The 2008 SDR frame was constructed as two separate cohort frames, an existing 2006 SDR cohort frame and a new cohort frame. The cohorts are defined by the year of receipt of their first U.S.-granted doctoral degree . The existing cohort frame represents individuals who had received their SEH doctorate before 1 July 2005; the new cohort frame represents individuals who had received an SEH doctorate between 1 July 2005 and 30 June 2007. The new cohort frame was a "primary frame" that included all known newly eligible cases; the existing cohort frame was a "secondary frame" that carried forward the SDR cohort from the previous survey cycle and each member's sampling weight from the previous cycle.
Existing Frame Construction. The SDR existing (or old cohort) frame was constructed from the final operational sample file used for data collection in the previous survey cycle less cases determined to be permanently ineligible in that prior cycle (e.g., sample members determined to be deceased or over age 75 during 2006 survey operations). Existing frame cases were originally selected into the SDR as new cohort members who were sampled from the SED.
New Cohort Frame Construction. The data source for constructing the SDR new cohort sampling frame for 2008 was the two most recent doctoral cohorts included in the SED. The most recent SED cohort always lags one year behind the current SDR reference year; the two most recent cohorts for the 2008 SDR were thus the 2006 and 2007 (academic year) doctoral cohorts.

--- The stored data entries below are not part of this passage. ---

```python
def _stack_backward(ctx, dpre, first_param):
    plan = ctx.plan
    n_layers = len(plan)
    saved = ctx.saved_tensors
    acts, weights = saved[:n_layers + 1], saved[n_layers + 1:2 * n_layers + 1]
    n = dpre.shape[0]
    grads = [None] * (2 * n_layers)
    taps = getattr(ctx, 'taps', None)
    tail = []
    for i in range(n_layers - 1, -1, -1):
        layer = plan[i]
        g = layer.geom(n)
        w = weights[i]
        x_in = acts[i]
        if x_in.dtype == torch.uint8:
            x_in = _hip.u8_to_unit_float(x_in) \
                if ctx.needs_input_grad[first_param + 2 * i] else None
        need_w = ctx.needs_input_grad[first_param + 2 * i]
        need_b = ctx.needs_input_grad[first_param + 1 + 2 * i]
        dpre_below = None
        if i > 0 and min(plan[i - 1].cin, plan[i - 1].cout) <= 4 and _DGRAD_FIRST:
            dact_src, dact = acts[i], plan[i - 1].act
            bwd_data = _hip.conv2d_bwd_data if layer.kind == 'conv' else _hip.convT2d_bwd_data
            dpre_below = bwd_data(dpre, w, g, dact_src, dact, LRELU_SLOPE, w5=taps[i] if taps else None)
        if need_w:
            gw = _grad_buffer(ctx.param_refs[2 * i])
            gb = _grad_buffer(ctx.param_refs[2 * i + 1]) if need_b else None
            direct = gw is not None and (gb is not None or not need_b)
            if direct:
                dw, db = gw, gb
            else:
                dw = torch.empty_like(w)
                db = torch.empty((layer.cout,), dtype=w.dtype, device=w.device) if need_b \
                    else None
            wgrad = _hip.conv2d_bwd_weight if layer.kind == 'conv' else _hip.convT2d_bwd_weight
            side = _side_stream(w.device) if (direct and _use_side_stream) else None
            if side is not None and not ctx.need_dx and i < _tail_on_main:
                tail.append(((wgrad, x_in, dpre, dw, db, g), ctx.param_refs[2 * i:2 * i + 2]))
            elif side is not None:
                main = torch.cuda.current_stream(w.device)
                ev = torch.cuda.Event()
                ev.record(main)
# ... 251 lines not shown
    @staticmethod
    def forward(ctx, plan, x, target, mask, bounds, scales, want_xhat, *params):
        if plan[-1].kind != 'convT':
            raise ValueError('the fused pixel loss follows a transposed convolution')
        x = x.contiguous()
        target = target.contiguous()
        mask = mask.contiguous() if mask is not None else None
        acts = [x]
        h = x
        taps = _stack_taps(plan, x.shape[0], params) if x.is_cuda else None
        for i, layer in enumerate(plan[:-1]):
            h = _fwd(layer, h, params[2 * i].detach(), params[2 * i + 1].detach(), w5=taps[i] if taps else None)
            acts.append(h)
        top = plan[-1]
        n = h.shape[0]
        xhat, dpre, part = _hip.convT2d_fwd_sqerr(
            h, params[-2].detach(), params[-1].detach(), target, mask, top.geom(n), top.act,
            LRELU_SLOPE, bool(want_xhat))
        if _sign_tap is not None:
            rec = _sign_tap.setdefault(id(plan), [[] for _ in plan])
            for i, layer in enumerate(plan[:-1]):
                if layer.act == _hip.ACT_LRELU:
                    rec[i].append((acts[i + 1] > 0).cpu())
        out = torch.empty((len(bounds),), dtype=torch.float32, device=x.device)
        for c, ((beg, end), sc) in enumerate(zip(bounds, scales)):
            _hip.reduce_sum(part[beg:end], float(sc), out=out[c:c + 1])
        ctx.plan = plan
        ctx.taps = taps
        ctx.need_dx = x.requires_grad
        ctx.param_refs = params
        ctx.bounds, ctx.scales = list(bounds), [float(sc) for sc in scales]
        ctx.consumed = False
        _note_use(params, any(ctx.needs_input_grad[7:]))
        ctx.save_for_backward(*acts, dpre, *params[0::2])
        if xhat is not None:
            ctx.mark_non_differentiable(xhat)
        return out, xhat

    @staticmethod
    def backward(ctx, g, _g_xhat):
        if ctx.consumed:
            raise RuntimeError('ConvStackSqErrFn: backward twice (dL/dpre is scaled in place)')
        ctx.consumed = True
        n_layers = len(ctx.plan)
        dpre = ctx.saved_tensors[n_layers]
        fs, ci = _frame_scales(dpre.shape[0], ctx.bounds, ctx.scales, dpre.device)
        _hip.scale_frames(dpre, fs, g.contiguous(), ci)
        dx, grads = _stack_backward(ctx, dpre, first_param=7)
        return (None, dx, None, None, None, None, None) + tuple(grads)


def conv_stack_sq_err(plan, x, params, target, mask, bounds, scales, want_xhat=False):
    return ConvStackSqErrFn.apply(plan, x, target, mask, tuple(bounds), tuple(scales),
                                  bool(want_xhat), *params)


class FusedPixelLoss(object):

    def __init__(self, x_hat, chunk_terms, kind, bounds):
        self.x_hat = x_hat
        self.chunk_terms = chunk_terms
        self.kind = kind
        self.bounds = list(bounds)


_DEVICE_CONSTANTS = {}


def device_constant(values, device):
    key = (tuple(float(v) for v in values), str(device))
    t = _DEVICE_CONSTANTS.get(key)
# ... 267 lines not shown
        a, b, mask = ctx.saved_tensors
        g = g.contiguous()
        da = db = None
        if ctx.needs_input_grad[0]:
            da = _hip.sqerr_bwd(a, b, mask, ctx.scale, g)
        if ctx.needs_input_grad[1]:
            db = _hip.sqerr_bwd(b, a, mask, ctx.scale, g)
        return da, db, None, None


def sq_err(a, b, mask, scale):
    return SqErrFn.apply(a, b, mask, scale)


class ChunkedSqErrFn(torch.autograd.Function):

    @staticmethod
    def forward(ctx, a, b, mask, bounds, scales):
        a, b = a.contiguous(), b.contiguous()
        mask = mask.contiguous() if mask is not None else None
        ctx.save_for_backward(a, b, mask)
        ctx.bounds, ctx.scales = list(bounds), [float(s) for s in scales]
        sums = _hip.sqerr_frame_sums(a, b, mask)
        out = torch.empty((len(ctx.bounds),), dtype=torch.float32, device=a.device)
        for i, ((beg, end), s) in enumerate(zip(ctx.bounds, ctx.scales)):
            _hip.reduce_sum(sums[beg:end], s, out=out[i:i + 1])
        return out

    @staticmethod
    def backward(ctx, g):
        a, b, mask = ctx.saved_tensors
        g = g.contiguous()
        grads = []
        for need, p, t in ((ctx.needs_input_grad[0], a, b), (ctx.needs_input_grad[1], b, a)):
            if not need:
                grads.append(None)
                continue
            d = torch.empty_like(p)
            for i, ((beg, end), s) in enumerate(zip(ctx.bounds, ctx.scales)):
                _hip.sqerr_bwd(p[beg:end], t[beg:end], mask[beg:end] if mask is not None else None,
                               s, g[i:i + 1], out=d[beg:end])
            grads.append(d)
        return grads[0], grads[1], None, None, None


def chunked_sq_err(a, b, mask, bounds, scales):
    return ChunkedSqErrFn.apply(a, b, mask, bounds, scales)


class ReparamFn(torch.autograd.Function):
# ... 429 lines not shown
```

### include/behavenet_hip.h

```cpp
#ifndef BEHAVENET_HIP_H
#define BEHAVENET_HIP_H

#include <stddef.h>

#ifdef __cplusplus
extern "C" {
#endif

#define BN_E_BADARG   (-1)
#define BN_E_SHAPE    (-2)
#define BN_E_WORKSPACE (-3)

#define BN_ACT_NONE    0
#define BN_ACT_LRELU   1
#define BN_ACT_SIGMOID 2

typedef void* bn_stream_t;

int         bn_version(void);
const char* bn_build_arch(void);
const char* bn_error_string(int code);

#define BN_OP_CONV_FWD    1
#define BN_OP_CONV_BWD_D  2
// ... 99 lines not shown
                        void* ws, size_t ws_bytes, bn_stream_t stream);
int bn_batchnorm_bwd_reduce(const float* x, const float* y, const float* dy, const float* mean,
                            const float* invstd, float* sum_dz, float* sum_dzx, int N, int C,
                            int HW, int act, float slope, void* ws, size_t ws_bytes,
                            bn_stream_t stream);
int bn_batchnorm_bwd_apply(const float* x, const float* y, const float* dy, const float* mean,
                           const float* invstd, const float* gamma, const float* sum_dz,
                           const float* sum_dzx, float* dx, int N, int C, int HW, float inv_count,
                           int act, float slope, bn_stream_t stream);

size_t bn_linear_ws_bytes(int M, int K, int N);
int bn_linear_fwd(const float* x, const float* w, const float* b, float* y,
                  int M, int K, int N, void* ws, size_t ws_bytes, bn_stream_t stream);
int bn_linear_bwd(const float* x, const float* w, const float* dy,
                  float* dx, const float* dact_src, int dact, float slope,
                  float* dw, float* db, int accumulate,
                  int M, int K, int N, void* ws, size_t ws_bytes, bn_stream_t stream);

int bn_sqerr_frame_sums(const float* pred, const float* target, const float* mask,
                        float* frame_sums, int N, size_t D, bn_stream_t stream);
int bn_sqerr_bwd(const float* pred, const float* target, const float* mask, float* dpred,
                 size_t n, float scale, const float* gscale, bn_stream_t stream);
int bn_reduce_sum(const float* in, float* out, size_t n, float scale, bn_stream_t stream);

int bn_reparam_fwd(const float* mu, const float* logvar, const float* eps, float* z,
                   size_t n, bn_stream_t stream);
int bn_kl_rows(const float* mu, const float* logvar, float* kl_rows, int N, int D,
               bn_stream_t stream);
int bn_reparam_bwd(const float* dz, const float* z, const float* mu, float* dlogvar, size_t n,
                   bn_stream_t stream);
int bn_kl_bwd(const float* mu, const float* logvar, float* dmu, float* dlogvar, size_t n,
              float scale, const float* gscale, bn_stream_t stream);

int bn_decomposed_kl_fwd(const float* z, const float* mu, const float* logvar, float* out3,
                         float* log_qz, float* lse, float* terms, int N, int D,
                         bn_stream_t stream);
int bn_decomposed_kl_bwd(const float* z, const float* mu, const float* logvar,
                         const float* log_qz, const float* lse, const float* g3, float* dz,
                         float* dmu, float* dlogvar, int N, int D, bn_stream_t stream);

int bn_psvae_head_fwd(const float* y, const float* w, const float* logvar, const float* eps,
                      const float* Dw, const float* Db, const float* labels, const float* lmask,
                      float* z, float* z_u, float* lv_u, float* yhat, float* row_sq,
                      float* row_kl, int N, int L, int U, bn_stream_t stream);
int bn_psvae_head_combine(const float* row_sq, const float* row_kl, const float* dkl3,
                          const int* bounds, int n_chunks, float alpha, float kl, float beta,
                          int L, float* T, float* cols5, bn_stream_t stream);
int bn_psvae_head_bwd(const float* dz, const float* gT, const int* bounds, int n_chunks,
                      const float* y, const float* logvar, const float* eps, const float* yhat,
                      const float* labels, const float* lmask, const float* Dw, const float* gz_u,
                      const float* gmu_u, const float* glv_u, float alpha, float* dy, float* dw,
                      float* dlogvar, float* dDw, float* dDb, int accumulate, int N, int L, int U,
                      bn_stream_t stream);

int bn_convT2d_fwd_sqerr_parts(int N, int Ci, int Hi, int Wi, int Co, int R, int S, int stride,
                               int crop_t, int crop_l, int Ho, int Wo);
size_t bn_convT2d_fwd_sqerr_ws_bytes(int N, int Ci, int Hi, int Wi, int Co, int R, int S,
                                     int stride, int crop_t, int crop_l, int Ho, int Wo,
                                     int with_xhat);
int bn_convT2d_fwd_sqerr(const float* x, const float* w, const float* b, const float* target,
                         const float* mask, float* xhat, float* dpre, float* part,
                         int N, int Ci, int Hi, int Wi, int Co, int R, int S, int stride,
                         int crop_t, int crop_l, int Ho, int Wo, int act, float slope,
                         void* ws, size_t ws_bytes, bn_stream_t stream);
int bn_scale_frames(float* t, const float* frame_scale, const float* group_scale,
                    const int* group_of_frame, int N, size_t D, bn_stream_t stream);

int bn_adam_amsgrad_step(float* p, const float* g, float* m, float* v, float* vmax, size_t n,
                         float lr, float beta1, float beta2, float eps, float weight_decay,
                         int step, bn_stream_t stream);

size_t bn_conv2d_fwd_u8_ws_bytes(int N, int C, int H, int W, int K, int R, int S, int stride,
                                 int pad_t, int pad_l, int P, int Q, int act);
int bn_conv2d_fwd_u8(const unsigned char* x, const float* w, const float* b, float* y,
                     int N, int C, int H, int W, int K, int R, int S, int stride,
                     int pad_t, int pad_l, int P, int Q, int act, float slope,
                     void* ws, size_t ws_bytes, bn_stream_t stream);

int bn_conv2d_first_bf16_ok(int N, int C, int H, int W, int K, int R, int S, int stride,
                            int pad_t, int pad_l, int P, int Q);
int bn_conv2d_bf16_ok(int N, int C, int H, int W, int K, int R, int S, int stride,
                      int pad_t, int pad_l, int P, int Q);
size_t bn_conv_pack_w_bf16_bytes(int K, int C, int R, int S);
int bn_conv_pack_w_bf16(const float* w, void* wp, int K, int C, int R, int S, bn_stream_t stream);
int bn_conv2d_first_bf16(const void* x, int x_is_u8, const float* w, const float* b, void* y,
                         int N, int C, int H, int W, int K, int R, int S, int stride,
                         int pad_t, int pad_l, int P, int Q, int act, float slope, bn_stream_t stream);
int bn_conv2d_fwd_bf16(const void* x, const void* wp, const float* b, void* y, int out_f32,
                       int N, int C, int H, int W, int K, int R, int S, int stride,
// ... 60 lines not shown
```

Before: 59020 frames/s.

## Fuse top convT backward (frame scaling, dgrad, wgrad, bias) into one MFMA kernel

Adds a persistent MFMA kernel for the last transposed-conv layer (Co=1, 5x5, stride 2) backward. In one pass it applies per-frame loss scaling, computes the input gradient with the leaky-ReLU mask, and accumulates the weight and bias gradients, with double-buffered LDS DMA prefetch and a separate reduction of per-unit partials. This avoids a separate scale_frames pass and separate dgrad/wgrad/bias kernels that each re-read the full-resolution gradient. It also batches the per-chunk loss reductions into a single grouped-reduce launch, which cuts launch count, at the cost of a large specialised kernel that only covers certain geometries.

Result: no change. 59510 frames/s (median of 6 runs) (+0.8%).

```diff
diff --git a/behavenet_amd/_hip.py b/behavenet_amd/_hip.py
--- a/behavenet_amd/_hip.py
+++ b/behavenet_amd/_hip.py
@@ -87,6 +87,11 @@
         _c_int, [_c_void_p] * 8 + _CONV_GEOM + [_c_int, _c_float, _c_void_p, _c_size_t, _c_void_p]),
     'bn_scale_frames': (_c_int, [_c_void_p] * 4 + [_c_int, _c_size_t, _c_void_p]),
     'bn_reduce_sum': (_c_int, [_c_void_p] * 2 + [_c_size_t, _c_float, _c_void_p]),
+    'bn_reduce_sum_groups': (_c_int, [_c_void_p] * 5 + [_c_int, _c_void_p]),
+    'bn_convT2d_bwd_top_c1_ok': (_c_int, _CONV_GEOM + [_c_int]),
+    'bn_convT2d_bwd_top_c1_ws_bytes': (_c_size_t, _CONV_GEOM),
+    'bn_convT2d_bwd_top_c1': (
+        _c_int, [_c_void_p] * 9 + _CONV_GEOM + [_c_int, _c_float, _c_int, _c_void_p, _c_size_t, _c_void_p]),
     'bn_reparam_fwd': (_c_int, [_c_void_p] * 4 + [_c_size_t, _c_void_p]),
     'bn_kl_rows': (_c_int, [_c_void_p] * 3 + [_c_int, _c_int, _c_void_p]),
     'bn_reparam_bwd': (_c_int, [_c_void_p] * 4 + [_c_size_t, _c_void_p]),
@@ -796,6 +801,39 @@
     return out
 
 
+def reduce_sum_groups(t, bounds, scales, out=None):
+    n = len(bounds)
+    if out is None:
+        out = torch.empty((n,), dtype=torch.float32, device=t.device)
+    row = t.numel() // t.shape[0] if t.shape[0] else 0
+    begins = (ctypes.c_longlong * n)(*[int(b) * row for b, _ in bounds])
+    lengths = (ctypes.c_longlong * n)(*[(int(e) - int(b)) * row for b, e in bounds])
+    sc = (ctypes.c_float * n)(*[float(s) for s in scales])
+    _check(load().bn_reduce_sum_groups(_ptr(t, 'in'), _ptr(out, 'out'), begins, lengths, sc, n, _stream()),
+           'bn_reduce_sum_groups')
+    return out
+
+
+def convT2d_bwd_top_c1_ok(geom, dact):
+    return bool(load().bn_convT2d_bwd_top_c1_ok(*[int(v) for v in geom], int(dact)))
+
+
+def convT2d_bwd_top_c1(a, dpre, w, frame_scale, group_scale, group_of_frame, dw, db, geom, dact, slope,
+                       accumulate):
+    N, Ci, Hi, Wi = geom[:4]
+    lib = load()
+    dz = torch.empty((N, Ci, Hi, Wi), dtype=torch.float32, device=a.device)
+    nbytes = lib.bn_convT2d_bwd_top_c1_ws_bytes(*geom)
+    ws = _arena(a.device, nbytes, 'top_bwd') if nbytes else None
+    _check(lib.bn_convT2d_bwd_top_c1(
+        _ptr(a, 'a'), _ptr(dpre, 'dpre'), _ptr(w, 'w'), _ptr(frame_scale, 'frame_scale'),
+        _ptr(group_scale, 'group_scale', allow_none=True),
+        _ptr(group_of_frame, 'group_of_frame', dtype=torch.int32, allow_none=True),
+        _ptr(dz, 'dz'), _ptr(dw, 'dw'), _ptr(db, 'db'), *geom, int(dact), float(slope), int(accumulate),
+        ws, nbytes, _stream()), 'bn_convT2d_bwd_top_c1')
+    return dz
+
+
 def reparam_fwd(mu, logvar, eps):
     z = torch.empty_like(mu)
     _check(load().bn_reparam_fwd(
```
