template <class K>
__global__ __launch_bounds__((swwc_t<K>()), (swwc_t<K>() / 256)) void part2_swwc_kernel(P2In in, Plan p, K *__restrict__ keys2,
                                                              uint64_t *__restrict__ fstart, uint64_t *__restrict__ fend,
                                                              uint32_t *__restrict__ fail) {
    extern __shared__ __attribute__((aligned(16))) unsigned char smem_raw[];
    const SwwcShared<K> sm(smem_raw, p.B2);
    constexpr K EMPTY = empty_of<K>();
#ifndef KT_SWWC_PER32
#define KT_SWWC_PER32 16
#endif
#ifndef KT_SWWC_PER64
#define KT_SWWC_PER64 8
#endif
    constexpr int P2T = swwc_t<K>(), PER = sizeof(K) == 8 ? KT_SWWC_PER64 : KT_SWWC_PER32 * 512 / P2T;
    constexpr uint32_t CH = (uint32_t)P2T * PER;
    constexpr uint32_t LK = 128 / sizeof(K), LSH = sizeof(K) == 8 ? 4 : 5;
    constexpr uint32_t GL = 8;
    constexpr uint32_t KPL = LK / GL;
    const uint32_t tid = threadIdx.x;
    const uint32_t nd = p.B1;
    const uint32_t B2 = p.B2, cap2 = (uint32_t)p.cap2, dshift = 32 - p.b1 - p.b2;
    auto digit = [&](K stored) -> uint32_t { return ((uint32_t)(hash_of_stored<K>(stored, p) >> 32) >> dshift) & (B2 - 1u); };
    const uint32_t grp = tid / GL, gl = tid % GL;
    for (uint32_t jl = blockIdx.x; jl < nd; jl += gridDim.x) {
        const uint32_t n_seg = in.n_src;
        auto segment = [&](uint32_t sidx, const K *&base, uint64_t &n) {
            const kt_seg_src &q = in.srcs[sidx];
            const uint64_t c = q.counts[jl];
            base = reinterpret_cast<const K *>(q.keys) + (uint64_t)jl * q.cap1;
            n = c < q.cap1 ? c : q.cap1;
        };
        uint64_t total = 0;
        for (uint32_t sidx = 0; sidx < n_seg; sidx++) {
            const K *b;
            uint64_t n;
            segment(sidx, b, n);
            total += n;
        }
        if (fail[jl] != 0) continue;
        const uint64_t lo = in.out_of(jl, p.room1);
        for (uint32_t i = tid; i < 2 * B2; i += P2T) sm.fc[i] = 0;
        if (tid < 4) sm.flags[tid] = 0;
        ktd::lds_barrier();
        const kt_i32x4 outrs = buf_rsrc(keys2 + lo, (uint32_t)(p.room1 * sizeof(K)));
        const uint32_t allow_a = (uint32_t)__builtin_amdgcn_readfirstlane(
            (int)__float_as_uint(0.93f * (float)cap2 / (float)(total ? total : 1)));
        const uint32_t allow_b = (uint32_t)__builtin_amdgcn_readfirstlane((int)__float_as_uint(6.f * sqrtf((float)cap2) + 32.f));
        uint64_t seen = 0;
        bool failed = false;
        K kcur[PER], knext[PER];
        uint32_t qa[PER];
#ifndef KT_SWWC_FB
#define KT_SWWC_FB 4
#endif
        auto flush = [&](uint32_t g, float allowed) {
            constexpr uint32_t FB = KT_SWWC_FB, NGR = P2T / GL;
            for (uint32_t d0 = 0; d0 < B2; d0 += NGR * FB) {
                uint32_t fl[FB], cu[FB];
                bool some = false;
#pragma unroll
                for (uint32_t b = 0; b < FB; b++) {
                    const uint32_t d = d0 + b * NGR + grp;
                    fl[b] = d < B2 ? sm.fc[2 * d] : 0u;
                    cu[b] = d < B2 ? sm.fc[2 * d + 1] : 0u;
                }
#pragma unroll
                for (uint32_t b = 0; b < FB; b++) some |= (fl[b] >> LSH) != 0;
                typedef uint32_t raw4 __attribute__((ext_vector_type(4)));
                raw4 v[FB];
#pragma unroll
                for (uint32_t b = 0; b < FB; b++) v[b] = raw4{0u, 0u, 0u, 0u};
                if (__builtin_amdgcn_ballot_w64(some) != 0) {
#pragma unroll
                    for (uint32_t b = 0; b < FB; b++) {
                        const uint32_t d = d0 + b * NGR + grp;
                        v[b] = *reinterpret_cast<const raw4 *>(&sm.buf[(size_t)(d < B2 ? d : 0) * LK + gl * KPL]);
                    }
                }
#pragma unroll
                for (uint32_t b = 0; b < FB; b++) {
                    const uint32_t d = d0 + b * NGR + grp;
                    if (d0 + b * NGR >= B2) break;
                    const uint32_t fill = fl[b], cur = cu[b];
                    const bool go = (fill >> LSH) != 0;
                    const bool fits = cur + LK <= cap2;
                    const uint32_t off = go && fits ? (d * cap2 + cur + gl * KPL) * (uint32_t)sizeof(K) : BUF_DROP;
                    asm volatile("buffer_store_dwordx4 %0, %1, %2, 0 offen\n\ts_nop 1" ::"v"(v[b]), "v"(off), "s"(outrs));
                    if (go && gl == 0) {
                        sm.fc[2 * d] = fill - LK;
                        sm.fc[2 * d + 1] = cur + LK;
                        if ((fill >> LSH) > 1) sm.flags[(g + 1) & 1] = 1;
                        if (!fits || (float)(cur + fill) > allowed) sm.flags[2] = 1;
                    }
                }
            }
        };
        for (uint32_t sidx = 0; sidx < n_seg && !failed; sidx++) {
            const K *base;
            uint64_t n;
            segment(sidx, base, n);
            if (n == 0) continue;
            auto load_chunk = [&](uint64_t c0, K (&dst)[PER]) {
                const uint32_t left = (uint32_t)__builtin_amdgcn_readfirstlane((int)(n - c0 > CH ? CH : (uint32_t)(n - c0)));
                const kt_i32x4 rs = buf_rsrc(base + c0, left * (uint32_t)sizeof(K));
                uint32_t voff = tid * (uint32_t)sizeof(K);
#pragma unroll
                for (int u = 0; u < PER; u += 8) buf_load8_async<K, P2T * (int)sizeof(K)>(&dst[u], rs, voff);
            };
            load_chunk(0, knext);
            buf_take<0>(kcur, knext);
            for (uint64_t c0 = 0; c0 < n; c0 += CH) {
                uint32_t tl = tid;
                asm volatile("" : "+v"(tl));
                const uint32_t left = (uint32_t)__builtin_amdgcn_readfirstlane((int)(n - c0 > CH ? CH : (uint32_t)(n - c0)));
                if (left != CH) {
#pragma unroll
                    for (int u = 0; u < PER; u++) kcur[u] = (uint32_t)u * P2T + tl < left ? kcur[u] : EMPTY;
                }
                const bool more = c0 + CH < n;
                if (more) load_chunk(c0 + CH, knext);
                if (tl == 0) sm.flags[0] = 0;
#pragma unroll
                for (int u = 0; u < PER; u++) {
                    const uint32_t d = digit(kcur[u]);
                    const bool valid = kcur[u] != EMPTY;
                    const uint32_t q = atomicAdd(&sm.fc[2 * d], valid ? 1u : 0u);
                    qa[u] = valid ? ((q >> LSH) << 16) | (d * LK + (q & (LK - 1u))) : ~0u;
                }
                ktd::lds_barrier();
                if (sm.flags[2] != 0) {
                    failed = true;
                    if (more) buf_drain(knext);
                    break;
                }
                const uint64_t sn = seen + c0 + CH;
                const float allowed = (float)(uint32_t)(sn < total ? sn : total) * __uint_as_float(allow_a) + __uint_as_float(allow_b);
#pragma unroll
                for (int u = 0; u < PER; u++)
                    if ((qa[u] >> 16) == 0u) sm.buf[qa[u] & 0xFFFFu] = kcur[u];
                for (uint32_t i = tl; i < B2; i += P2T)
                    if ((sm.fc[2 * i] >> LSH) != 0) sm.flags[0] = 1;
                if (tl == 0) sm.flags[1] = 0;
                ktd::lds_barrier();
                bool any = sm.flags[0] != 0;
                uint32_t gens = 0;
                for (uint32_t g = 0; any; g++) {
                    flush(g, allowed);
                    gens++;
                    ktd::lds_barrier();
                    any = sm.flags[(g + 1) & 1] != 0;
                    if (tl == 0) sm.flags[g & 1] = 0;
#pragma unroll
                    for (int u = 0; u < PER; u++)
                        if ((qa[u] >> 16) == g + 1u) sm.buf[qa[u] & 0xFFFFu] = kcur[u];
                    if (any) ktd::lds_barrier();
                }
                if (more) {
                    constexpr int SPG = (1024 + P2T / GL - 1) / (P2T / GL);
                    const uint32_t issued = gens * ((B2 + P2T / GL - 1) / (P2T / GL));
                    if (issued == SPG) buf_take<SPG>(kcur, knext);
                    else if (issued == 2 * SPG) buf_take<2 * SPG>(kcur, knext);
                    else if (issued == 3 * SPG) buf_take<3 * SPG>(kcur, knext);
                    else buf_take<0>(kcur, knext);
                }
            }
            seen += n;
        }
        ktd::lds_barrier();
        if (!failed) {
            for (uint32_t d0 = 0; d0 < B2; d0 += P2T / GL) {
                const uint32_t d = d0 + grp;
                if (d >= B2) continue;
                const uint32_t fill = sm.fc[2 * d], cur = sm.fc[2 * d + 1];
                if (cur + fill > cap2) {
                    sm.flags[2] = 1;
                    continue;
                }
                for (uint32_t e = gl * KPL; e < gl * KPL + KPL; e++)
                    if (e < fill) keys2[lo + (uint64_t)d * cap2 + cur + e] = sm.buf[(size_t)d * LK + e];
                if (gl == 0) {
                    fstart[(uint64_t)jl * B2 + d] = lo + (uint64_t)d * cap2;
                    fend[(uint64_t)jl * B2 + d] = lo + (uint64_t)d * cap2 + cur + fill;
                }
            }
        }
        ktd::lds_barrier();
        if ((failed || sm.flags[2] != 0) && tid == 0) {
            fail[jl] = 1u;
            atomicAdd(&fail[p.B1], 1u);
        }
        ktd::lds_barrier();
    }
}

The cases within all of the frame sources were analyzed individually for SDR eligibility requirements. Persons who did not meet the age criteria or who were known to be deceased, terminally ill or incapacitated, or permanently institutionalized in a correctional or health care facility were dropped from the 2008 sampling frames. Sample persons who were non-U.S. citizens and were known to be residing outside the United States or U.S. territories during at least two prior consecutive survey cycles were also permanently eliminated from the SDR sampling frame. After ineligible cases were removed from consideration, the remaining cases from the two sources were combined to create the 2008 SDR sampling frame. In total, there were 102,579 cases in the 2008 SDR frame, including 41,612 existing cohort cases and 60,967 new cohort cases.
b. Sample design
The 2008 SDR has a stratified probability sampling design that was similar to the 2006 SDR design. The total number of cases selected for the 2008 SDR sample was 40,093. The main difference between the 2008 and 2006 sampling designs was a reduction in the number of sampling strata from 164 in 2006 to 150 in 2008. This was due to the elimination of missing-race strata; in 2008, cases with missing race were imputed based on surname or their U.S. state or non-U.S. country of birth. Thus in 2008, the frame was stratified into 150 strata based on three variables: demographic group, degree field, and sex. The demographic group variable included the following 9 categories defined by race/ethnicity, disability status, and citizenship at birth:
- Hispanics, regardless of race, citizenship-at-birth, and disability
- Non-Hispanic blacks, regardless of citizenship-at-birth and disability
- U.S.-citizen-at-birth, non-Hispanic Asians, regardless of disability
- Non-Hispanic American Indians/Alaska Natives, regardless of citizenship-at-birth and disability
- Non-Hispanic Native Hawaiians/Other Pacific Islanders, regardless of citizenship-at-birth and disability
- U.S.-citizen-at-birth, disabled, non-Hispanic whites
- U.S.-citizen-at-birth, nondisabled, non-Hispanic whites
- Non-U.S.-citizen-at birth, non-Hispanic whites, regardless of disability
- Non-U.S.-citizen-at birth, non-Hispanic Asians, regardless of disability
These nine categories were defined in a hierarchical manner as the category definitions imply to ensure higher selection probability for rarer population groups. For example, all Hispanics belonged to the first demographic group regardless of other demographic characteristics. Similarly, all non-Hispanic blacks belonged to the second demographic group regardless of other characteristics. Prior to 2003, a 15-category degree field variable was used to stratify the categories within demographic groups, resulting in a large number of strata with very small populations. Beginning in 2003, only the three largest categories within the demographic group (U.S. white, non-U.S. white, and non-U.S. Asian) were stratified by the 15-category degree field variable. All other categories within demographic group were stratified by a 7-category degree field variable except American Indians/Alaska Natives and Native Hawaiians/Other Pacific Islanders, who were stratified only by sex. Thus, the 2008 SDR design featured a total of 150 strata defined by a revised demographic group variable (i.e., missing race was no longer a demographic group), two degree field variables (i.e., a 7-level and a 15-level aggregated field of degree variable), and sex. The sample was then selected from each stratum systematically. The goal of the 2008 SDR sample stratification design was to create strata that conformed as closely as possible to the reporting domains used by analysts and for which the associated subpopulations were large enough to be suitable for separate estimation and reporting.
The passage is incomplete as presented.